TASK OBJECTIVE: Give every line of the records exactly, please, from the first up to and including the one containing "(p.bias_slab != nullptr)".

RECORD EXCERPTS:
+                    for (int q = 0; q < 4; ++q) red[(wave * NT + nt) * 256 + (4 * kq + q) * 16 + l16] = acc[mt][nt][q];
+                __syncthreads();
+                for (int e = tid; e < NT * 256; e += 256) {
+                    const int nt = e >> 8, rr = (e >> 4) & 15, cc = e & 15, m = mt * 16 + rr;
+                    const float v = (red[e] + red[NT * 256 + e]) + (red[2 * NT * 256 + e] + red[3 * NT * 256 + e]);
+                    if (m < 36) out[m * C + nt * 16 + cc] = v;
+                }
+                __syncthreads();
+            }
+            if (p.bias_slab != nullptr) {
+#pragma unroll
+                for (int nt = 0; nt < NT; ++nt) {
+                    float b = bsum[nt];
+                    b += __shfl_xor(b, 16, 64);
+                    b += __shfl_xor(b, 32, 64);
+                    if (kq == 0) red[(wave * NT + nt) * 16 + l16] = b;
+                }
+                __syncthreads();
+                if (tid < C) {
+                    const int nt = tid >> 4, cc = tid & 15;
+                    p.bias_slab[((long long)g * p.splits + split) * C + tid] =
+                        (red[nt * 16 + cc] + red[(NT + nt) * 16 + cc]) + (red[(2 * NT + nt) * 16 + cc] + red[(3 * NT + nt) * 16 + cc]);
+                }
+            }
+        }
+    }
+}
+
+struct SiDwPtrs { float* d[MRDIS_SI_BWD_MAX_G]; };
+__global__ __launch_bounds__(1024) void si_bwd_reduce_kernel(const float* __restrict__ slab, const SiDwPtrs dw, int G, int total, int C, int nslab,
+                                                             const float* __restrict__ bslab, float* __restrict__ dbias, int accumulate_bias) {
+    __shared__ float red[32][33];
+    const int g = blockIdx.y;
+    const int nout = total + ((dbias != nullptr && g == 0) ? C : 0);
+    const int i = blockIdx.x * 32 + threadIdx.x, y = threadIdx.y;
+    const float* src = nullptr; long long stride = 0; int cnt = 0;
+    if (i < total) { src = slab + (long long)g * nslab * total + i; stride = total; cnt = nslab; }
+    else if (i < nout) { src = bslab + (i - total); stride = C; cnt = nslab * G; }
+    float s0 = 0.f, s1 = 0.f, s2 = 0.f, s3 = 0.f;
+    if (src != nullptr) {
+        int k = y;
+        for (; k + 96 < cnt; k += 128) {
+            s0 += src[(long long)k * stride]; s1 += src[(long long)(k + 32) * stride];
+            s2 += src[(long long)(k + 64) * stride]; s3 += src[(long long)(k + 96) * stride];
+        }
+        for (; k < cnt; k += 32) s0 += src[(long long)k * stride];
+    }
+    red[y][threadIdx.x] = (s0 + s1) + (s2 + s3);
+    __syncthreads();
+    if (y == 0 && i < nout) {
+        float t = 0.f;
+        for (int k = 0; k < 32; ++k) t += red[k][threadIdx.x];
+        if (i < total) {
+            float* d = dw.d[0];
+#pragma unroll
+            for (int q = 1; q < MRDIS_SI_BWD_MAX_G; ++q) if (q == g) d = dw.d[q];
+            d[i] = t;
+        }
+        else { const int c = i - total; dbias[c] = accumulate_bias ? dbias[c] + t : t; }
+    }
+}
+
+static bool plan_si_bwd(SiBwdParams& p, int G, int B, int H, int W, int C) {
+    if (G < 1 || G > MRDIS_SI_BWD_MAX_G || B < 1 || H < 1) return false;
+    if ((C != 32 && C != 64 && C != 128) || (W != 64 && W != 128 && W != 256)) return false;
+    if ((long long)W * C > 256 * 32) return false;
+    p = SiBwdParams{};
+    p.G = G; p.B = B; p.H = H;
+    int rowp = (W + 2) * 4;
+    while ((rowp & 63) != 12) ++rowp;
+    p.rowp = rowp;
+    int segs = mrdis_cdiv(512, B);
+    if (segs > H / 4) segs = H / 4 > 0 ? H / 4 : 1;
+    p.R = mrdis_cdiv(H, segs); p.segs = mrdis_cdiv(H, p.R);
+    p.splits = B * p.segs;
+    return true;
+}
+
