# acproject/wsi-segmentation-pipeline

Hardware: AMD Instinct MI355X
Metric: patches/sec (256×256×3) whole-slide inference, 1/2/4/8 MI355X + CPU ref (higher is better)
Workload: dtype fp16 + MX-fp6 cross terms (fp32 accumulate); 1 GPU; cfg3: ONE 40000x40000 synthetic slide, tile 256 stride 256 -> 24648 tiles sharded over 1 rank(s) (each holds only its own slide regions: 4.80 GB on rank 0), ResNet-18 trunk + Classifier, fused read+normalise+conv HIP path, 1 all-gather, float64 stitch + softmax; tiles_total=24648, batch=6200, mode=mx, parallelism=tile-shard x1 + 1 all-gather, batches_in_flight=2

## Files before the change

include/wsi_hip.h:

```cpp
#ifndef WSI_HIP_H
#define WSI_HIP_H
#include <stddef.h>
#include <stdint.h>

#ifdef __cplusplus
extern "C" {
#endif

#define WSI_HIP_ABI_VERSION 9
int wsi_hip_abi_version(void);

size_t wsi_pf_bytes(int n, int h, int w, int c, int planes);
long long wsi_pf_pixel_index(int n, int y, int x, int h, int w);

size_t wsi_prepack_conv_bytes(int cout, int cin, int k, int planes);
int wsi_prepack_conv(const float* w, const float* bn_weight, const float* bn_bias, const float* bn_mean,
                     const float* bn_var, float eps, int cout, int cin, int k, int planes, void* wpk_out,
                     float* bias_out);
size_t wsi_prepack_stem_bytes(int planes);
int wsi_prepack_stem(const float* w, const float* bn_weight, const float* bn_bias, const float* bn_mean,
                     const float* bn_var, float eps, int planes, void* wpk_out, float* bias_out);
int wsi_prepack_stem_u8(const float* w, const float* bn_weight, const float* bn_bias, const float* bn_mean,
                        const float* bn_var, float eps, const float mean[3], const float std_[3], int planes,
                        void* wpk_out, float* bias_out);
// ... 14 lines not shown

enum {
    WSI_STEM_MODE_UNFUSED = 0,
    WSI_STEM_MODE_FUSED = 1,
    WSI_STEM_MODE_FUSED_LUT = 2,
    WSI_STEM_MODE_FUSED_ONE_STRIP = 3,
    WSI_STEM_MODE_FUSED_STRIPS = 4
};
int wsi_stem_set_mode(int fused, int rows_per_seg);
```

OUTPUT FOR THIS EXERCISE:
+                    for (int q = 0; q < 4; ++q) red[(wave * NT + nt) * 256 + (4 * kq + q) * 16 + l16] = acc[mt][nt][q];
+                __syncthreads();
+                for (int e = tid; e < NT * 256; e += 256) {
+                    const int nt = e >> 8, rr = (e >> 4) & 15, cc = e & 15, m = mt * 16 + rr;
+                    const float v = (red[e] + red[NT * 256 + e]) + (red[2 * NT * 256 + e] + red[3 * NT * 256 + e]);
+                    if (m < 36) out[m * C + nt * 16 + cc] = v;
+                }
+                __syncthreads();
+            }
+            if (p.bias_slab != nullptr) {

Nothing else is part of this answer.